Об одном я прошу тебя очень, — о моем решении не возвращаться в Москву пока не говори Сереже ни слова. Он придет в ужас, он ждет меня в июне «домой»… и делает сейчас все самое для него в материальном невозможное, чтобы дать мне возможность прожить так, как я живу, эти два месяца, необходимые для моего «здоровья». Если ты найдешь возможным исполнить мою просьбу, я думаю, ты найдешь и объяснение твоих действий, хотя бы даже и ложное. Я ничего не боюсь, и Сережа в свое время узнает обо мне все. Но пока это только повлекло бы ряд бестолковых и мучительных писем, на которые я просто не в силах отвечать до отъезда Нади совсем откровенно. Прошу тебя очень, не говори ему!

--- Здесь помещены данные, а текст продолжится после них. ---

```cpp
hipError_t tqk_launch_tf8_pack(const uint32_t *tfs, uint32_t n, uint8_t *out, hipStream_t st) {
  if (n == 0) return hipSuccess;
  hipLaunchKernelGGL(tf8_pack_kernel, dim3((n + 255) / 256), dim3(256), 0, st, tfs, n, out);
  return hipGetLastError();
}
hipError_t tqk_launch_docmat_init(uint64_t *mat, const uint8_t *fieldnorm, uint32_t const_id,
                                  uint32_t max_doc, hipStream_t st) {
  if (max_doc == 0) return hipSuccess;
  hipLaunchKernelGGL(docmat_init_kernel, dim3((max_doc + 255) / 256), dim3(256), 0, st, mat,
                     fieldnorm, const_id, max_doc);
  return hipGetLastError();
}
hipError_t tqk_launch_docmat_set(uint64_t *mat, const uint32_t *docs, uint32_t n, uint32_t slot,
                                 uint32_t max_doc, hipStream_t st) {
  if (n == 0) return hipSuccess;
  hipLaunchKernelGGL(docmat_set_kernel, dim3((n + 255) / 256), dim3(256), 0, st, mat, docs, n, slot,
                     max_doc);
  return hipGetLastError();
}
hipError_t tqk_launch_docsig_batch(const TqdSegment &seg, const TqdTerm *const *selfs, const uint32_t *bits, uint32_t n,
                                   uint64_t *mat, uint32_t *const *tabs, const uint32_t *shifts, const uint32_t *dfs,
                                   const float *cache, uint32_t *lmax_out, bool use_dpp, hipStream_t st) {
  if (n == 0) return hipSuccess;
  if (use_dpp)
    hipLaunchKernelGGL((docsig_batch_kernel<true>), dim3(n), dim3(256), 0, st, seg, selfs, bits, mat, tabs, shifts, dfs, cache, lmax_out);
  else
    hipLaunchKernelGGL((docsig_batch_kernel<false>), dim3(n), dim3(256), 0, st, seg, selfs, bits, mat, tabs, shifts, dfs, cache, lmax_out);
  return hipGetLastError();
}
hipError_t tqk_launch_rdir_fill(const uint32_t *docs, const uint32_t *tfs, uint32_t n, uint32_t max_doc, uint32_t *dir,
                                uint32_t S, hipStream_t st) {
  if (n == 0) return hipSuccess;
  hipLaunchKernelGGL(rdir_fill_kernel, dim3((n + 255) / 256), dim3(256), 0, st, docs, tfs, n, max_doc, dir, S);
  return hipGetLastError();
}
hipError_t tqk_launch_doccls_set(uint64_t *cls, const uint32_t *docs, const uint32_t *tfs, uint32_t n, uint32_t slot,
                                 uint32_t max_doc, hipStream_t st) {
  if (n == 0) return hipSuccess;
  hipLaunchKernelGGL(doccls_set_kernel, dim3((n + 255) / 256), dim3(256), 0, st, cls, docs, tfs, n, slot, max_doc);
  return hipGetLastError();
}
hipError_t tqk_launch_zero(const TqkZeroParams &p, hipStream_t st) {
  if (p.n == 0) return hipSuccess;
  uint32_t max_words = 0;
  for (uint32_t i = 0; i < p.n; ++i) max_words = max_words > p.words[i] ? max_words : p.words[i];
  if (max_words == 0) return hipSuccess;
  const uint32_t bx = (max_words / 4u + 2047u) / 2048u;
  hipLaunchKernelGGL(zero_regions_kernel, dim3(bx ? (bx > 256u ? 256u : bx) : 1u, p.n), dim3(256), 0, st, p);
  return hipGetLastError();
}
template <bool PRE>
static void launch_merge_t(const TqkMergeParams &p, int kpl, dim3 grid, dim3 block, hipStream_t st) {
  switch (kpl) {
    case 1: merge_kernel<1, PRE><<<grid, block, 0, st>>>(p); break;
    case 2: merge_kernel<2, PRE><<<grid, block, 0, st>>>(p); break;
    case 4: merge_kernel<4, PRE><<<grid, block, 0, st>>>(p); break;
    default: merge_kernel<16, PRE><<<grid, block, 0, st>>>(p); break;
  }
}
hipError_t tqk_launch_merge(const TqkMergeParams &p, int kpl, hipStream_t st) {
  if (p.n_queries == 0) return hipSuccess;
  const dim3 block(64);
  if (p.pre_slices) {
    launch_merge_t<true>(p, kpl, dim3(p.n_queries * p.pre_slices), block, st);
    const hipError_t e = hipGetLastError();
    if (e != hipSuccess) return e;
  }
  launch_merge_t<false>(p, kpl, dim3(p.n_queries), block, st);
  return hipGetLastError();
}
hipError_t tqk_launch_decode_list(const TqdSegment &seg, const TqdTerm *terms, uint32_t handle,
                                  uint32_t n_blocks, uint32_t *docs, uint32_t *tfs, bool use_dpp,
                                  hipStream_t st) {
  if (n_blocks == 0) return hipSuccess;
  const dim3 grid((n_blocks + 3) / 4), block(256);
  if (use_dpp)
    hipLaunchKernelGGL((decode_list_kernel<true>), grid, block, 0, st, seg, terms, handle, docs, tfs);
  else
    hipLaunchKernelGGL((decode_list_kernel<false>), grid, block, 0, st, seg, terms, handle, docs, tfs);
  return hipGetLastError();
}
hipError_t tqk_launch_decode_positions(const TqdSegment &seg, const TqdTerm *terms,
                                       uint32_t handle, uint32_t *out, uint64_t n,
                                       hipStream_t st) {
  if (n == 0) return hipSuccess;
  hipLaunchKernelGGL(decode_positions_kernel, dim3((unsigned)((n + 255) / 256)), dim3(256), 0, st,
                     seg, terms, handle, out, n);
  return hipGetLastError();
}
hipError_t tqk_launch_merge_segments(const TqkSegMergeParams &p, hipStream_t st) {
  if (p.n_queries == 0) return hipSuccess;
  hipLaunchKernelGGL(merge_segments_kernel, dim3(p.n_queries), dim3(64), 0, st, p);
  return hipGetLastError();
}
```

А мне ответь даже не письмом, а только да или нет — телеграммой. Денег мне больше не присылай никогда и пойми, как и о чем прошу я тебя сейчас.

Говорить о «чувствах», как бывало, я больше не умею и не могу. Ни видеться в жизни, ни даже писать друг другу, ни даже знать что-либо о наших судьбах нам не нужно и мы не должны. Прошлое останется прошлым. Схороним его вместе глубоко и безвозвратно. Я тебя любила… Может быть, только тебя одного в мире… Ты этой любви не принял, не понял, не захотел взять, — и вот она умерла. Прощай! я ухожу от тебя навсегда, я мысленно склоняюсь над тобой, как над мертвым, и целую в лоб последним горьким поцелуем. Валерий! Милый когда-то!., прощай…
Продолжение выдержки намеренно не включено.